Some idea of the magnitude of the manufacturing operations of Messrs. Cantrell & Cochrane may be gathered from the fact that the Dublin factory alone can turn out one hundred and fifty thousand bottles per day, and the output of the Belfast works is nearly as large. The firm have been awarded Twenty-Nine Gold and Prize Medals at the various International Exhibitions since their establishment. Their small but handsome show-case in court 21, Glasgow International Exhibition, artistically surmounted with flags of different nations, is neatly arranged with the various products, samples of which can be had from the attendant.
We also observe that they are supplying their waters in richly engraved Syphons, an outset to any table and a boon to all who study economy combined with quality. With respect to a firm of such old standing and influential position any special commendation or praise is unnecessary and would be superfluous. Their trade is yearly assuming larger proportions, in consequence of the decrease in the use of alcoholic drinks and the increasing use of aerated and medicinal beverages. Mineral waters have therefore become a sine qua non, and new beverages against which the most fastidious medical advisers cannot find any complaint are naturally in demand, more especially with residents in the East, and the name of Cantrell & Cochrane is as well known in Egypt, India, China, Australia, and America as it is in Great Britain. It is doubtless owing to the suitability of the water supply that the brand of this firm is held in such universal esteem. At Belfast they were successful in tapping the celebrated Cromac Springs by sinking a well to the depth of a hundred and sixteen feet, at an expense of over £2,000.
At Dublin the Alderman, with great perseverance, rediscovered St. Patricks Well, which in olden times was held in such reverence by the disciples of Irelands patron saint. There are six distinct springs in connection with it, which give forth an inexhaustible supply, thus relieving them of a disadvantage with which too many of their competitors have to contend. Alderman Sir Henry Cochrane, D.L., J.P., has been prominently identified with the manufacturing industries of Ireland for many years.

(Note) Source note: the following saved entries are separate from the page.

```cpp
std::vector<int> chain_sequence(const tfgpu_plan *const *plans, int n, std::vector<std::vector<int>> *hopped) {
  static const bool off = [] { const char *e = std::getenv("TFGPU_CHAIN_REORDER"); return e && e[0] == '0'; }();
  std::vector<int> seq((size_t)n);
  for (int i = 0; i < n; i++) seq[(size_t)i] = i;
  if (hopped) hopped->assign((size_t)n, {});
  if (off) return seq;
  for (int j = 1; j < n; j++) {
    if (plans[seq[(size_t)j]]->kind != PK_FILTER_ROWS) continue;
    const tfgpu_plan &f = *plans[seq[(size_t)j]];
    int k = j;
    std::vector<int> over;
    while (k > 0 && plans[seq[(size_t)k - 1]]->kind == PK_MASK) {
      const tfgpu_plan &m = *plans[seq[(size_t)k - 1]];
      bool reads = false;
      for (auto &e : f.exprs) for (auto &t : e.terms) if (m.mask_has(t.attr)) reads = true;
      if (reads) break;
      over.insert(over.begin(), seq[(size_t)k - 1]);
      std::swap(seq[(size_t)k - 1], seq[(size_t)k]);
      k--;
// ... 233 lines not shown
        for (size_t i = 0; i < in.cols.size(); i++) if (in.cols[i].name == t.attr) { d.col = (int32_t)i; break; }
        d.op = t.op; d.vtype = t.vtype; d.is_list = t.is_list;
        switch (t.vtype) {
          case FV_FLOAT: d.nvals = (int32_t)t.floats.size(); d.ioff = (int32_t)floats.size(); floats.insert(floats.end(), t.floats.begin(), t.floats.end()); break;
          case FV_STRING:
            d.nvals = (int32_t)t.strs.size(); d.soff = (int32_t)soff.size();
            for (auto &s : t.strs) { soff.push_back((uint32_t)sdata.size()); sdata += s; }
            soff.push_back((uint32_t)sdata.size());
            break;
          default: d.nvals = (int32_t)t.ints.size(); d.ioff = (int32_t)ints.size(); ints.insert(ints.end(), t.ints.begin(), t.ints.end());
        }
        terms.push_back(d);
      }
      expr_start.push_back((int32_t)terms.size());
    }
  }
  {
    std::vector<const DColumn *> need;
    for (auto &t : terms) if (t.col >= 0) need.push_back(&in.cols[(size_t)t.col]);
    materialize(in, &need);
  }
  std::vector<DCol> cols;
  for (auto &c : in.cols) {
    if (c.lazy()) { DColumn shell = c; shell.view = nullptr; cols.push_back(dcol_of(shell)); }
    else cols.push_back(dcol_of(c));
  }
  auto up = [&](const void *src, size_t bytes) { return upload_const(src, bytes); };
  Buf bcols = up(cols.data(), cols.size() * sizeof(DCol)), bterms = up(terms.data(), terms.size() * sizeof(DTerm));
  Buf bexpr = up(expr_start.data(), expr_start.size() * 4), bints = up(ints.data(), ints.size() * 8), bfl = up(floats.data(), floats.size() * 8);
  Buf bsoff = up(soff.data(), soff.size() * 4), bsd = up(sdata.data(), sdata.size());
  Buf keep = dalloc((size_t)(n + 1) * 4), err = dalloc((size_t)n + 1), eterm = dalloc((size_t)n * 4 + 4), nerr = dalloc_zero(4);
  FilterParams fp;
  fp.cols = ptr<DCol>(bcols); fp.ncols = (int32_t)cols.size(); fp.terms = ptr<DTerm>(bterms); fp.expr_start = ptr<int32_t>(bexpr);
  fp.nexpr = table_applies ? (int32_t)p_exprs.size() : 0;
  fp.ints = ptr<int64_t>(bints); fp.floats = ptr<double>(bfl); fp.str_off = ptr<uint32_t>(bsoff); fp.str_data = ptr<uint8_t>(bsd);
  fp.absent = nullptr;
  Buf babs;
  {
    std::vector<const uint8_t *> abs;
    bool any = false;
    for (auto &c : in.cols) { abs.push_back(ptr<uint8_t>(c.absent)); any = any || c.absent; }
    if (any) { babs = up(abs.data(), abs.size() * sizeof(const uint8_t *)); fp.absent = reinterpret_cast<const uint8_t *const *>(babs->p); }
  }
  fp.kind = check_kinds ? ptr<uint8_t>(in.kind) : nullptr; fp.nrows = n; fp.keep = ptr<uint32_t>(keep); fp.err = ptr<uint8_t>(err); fp.err_term = ptr<int32_t>(eterm); fp.nerr = ptr<uint32_t>(nerr);
  if (!table_applies) fp.nexpr = -1;
  {
    KernelTimer t("filter_rows_eval");
// ... 360 lines not shown
```

Before: 963.2 million rows/s.

## Defer CSV string-length prefix scan until offsets are actually needed

The CSV parser no longer zeroes error lengths or runs the segmented exclusive scan over every string column's lengths. Each lazy text view now keeps raw per-row lengths, and offsets are computed on demand by ensure_text_offsets when a column is materialized or gathered eagerly. Row gathers carry the lengths along instead of scanning them, and deepsizeof reads the lengths directly. This removes a scan over roughly a hundred columns per pass when most columns are never materialized. The cost is added complexity, a global mutex, a host sync inside ensure_text_offsets, and a new lens_only state that every consumer must handle.

New measurement: 1.036 billion rows/s (median of 6 runs). +7.6%, better.

```diff
diff --git a/transferia_amd/csrc/tf_common.hpp b/transferia_amd/csrc/tf_common.hpp
--- a/transferia_amd/csrc/tf_common.hpp
+++ b/transferia_amd/csrc/tf_common.hpp
@@ -168,6 +168,9 @@
   bool jsonnum = false;
   bool has_special = true;
   Buf packed;
+  Buf lens;
+  Buf offsets;
+  uint64_t total = 0;
 };
 struct DColumn {
   std::string name;
@@ -179,8 +182,10 @@
   std::shared_ptr<TextView> view;
   const Buf &payload() const { return (!data && view) ? view->packed : data; }
   bool lazy() const { return !data && view && !view->packed; }
+  bool lens_only() const { return view && view->lens && !offsets; }
 };
 void materialize(const struct ::tfgpu_dbatch &b, const std::vector<const DColumn *> *only = nullptr);
+void ensure_text_offsets(const struct ::tfgpu_dbatch &b);
 void dense(const struct ::tfgpu_dbatch *b, bool absent_ok = false);
 void dense_locked(const struct ::tfgpu_dbatch &b);
 int lanes_created();
@@ -231,6 +236,7 @@
 }
 void exclusive_scan_u32(const uint32_t *in, uint32_t *out, int64_t n, bool with_total);
 void exclusive_scan_u32_segments(uint32_t *inout, int64_t seg_len, int nseg, int64_t seg_stride);
+void exclusive_scan_u32_segments(const uint32_t *in, uint32_t *out, int64_t seg_len, int nseg, int64_t seg_stride);
 bool select_kept_u32(const uint32_t *keep, int64_t n, int32_t *sel, uint32_t *count);
 const uint32_t *any_nonzero_to_host(const uint32_t *v, int64_t n);
 const uint32_t *segment_totals_to_host(const uint32_t *scanned, int64_t seg_len, int nseg, int64_t seg_stride);
diff --git a/transferia_amd/csrc/tf_csv.hip b/transferia_amd/csrc/tf_csv.hip
--- a/transferia_amd/csrc/tf_csv.hip
+++ b/transferia_amd/csrc/tf_csv.hip
@@ -1703,7 +1703,7 @@
     if (i == 1) out[1] = le;
   } else if (i == 1) out[1] = *last;
   if (i == 0) out[0] = *nerr;
-  for (int s = i; s < nstr; s += blockDim.x) { out[2 + s] = lens_all[(int64_t)s * seg_stride + nrows]; out[2 + nstr + s] = fstart_all[(int64_t)s * fstride + FS_HDR - 1]; }
+  for (int s = i; s < nstr; s += blockDim.x) { out[2 + s] = lens_all ? lens_all[(int64_t)s * seg_stride + nrows] : 0u; out[2 + nstr + s] = fstart_all[(int64_t)s * fstride + FS_HDR - 1]; }
 }
 __global__ void csv_zero_flags(uint32_t *fstart_all, int64_t fstride, int nstr, uint32_t *slow, uint32_t *gen, uint32_t *nerr, uint32_t *ovf) {
   for (int s = threadIdx.x; s < nstr; s += blockDim.x) fstart_all[(int64_t)s * fstride + FS_HDR - 1] = 0;
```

He became a member of the Dublin corporation in 1876, and remained in undisturbed possession of his seat until a recent re-election of aldermen for the South Side of the city, when his return was opposed by a prominent Nationalist candidate. He, however, not only succeeded in retaining his position, but was instrumental in winning another seat in the Mansion House Ward for the Constitutional party, and his popularity was attested by the fact that he polled a large number of Nationalist votes. Accompanied by an influential deputation, Sir Henry Cochrane had the honour of presenting in person to her Majesty, who held a Court at Windsor for the occasion, an address of congratulation from the loyal citizens of Dublin, the address being enclosed in a beautiful silver casket of Irish manufacture. We may add that sir Henry Cochrane is chairman of the old-established and well-known firm of Thacker & Hoffe, Limited, Wholesale Chemists, &c., and is also chairman of the Bray Town Commissioners.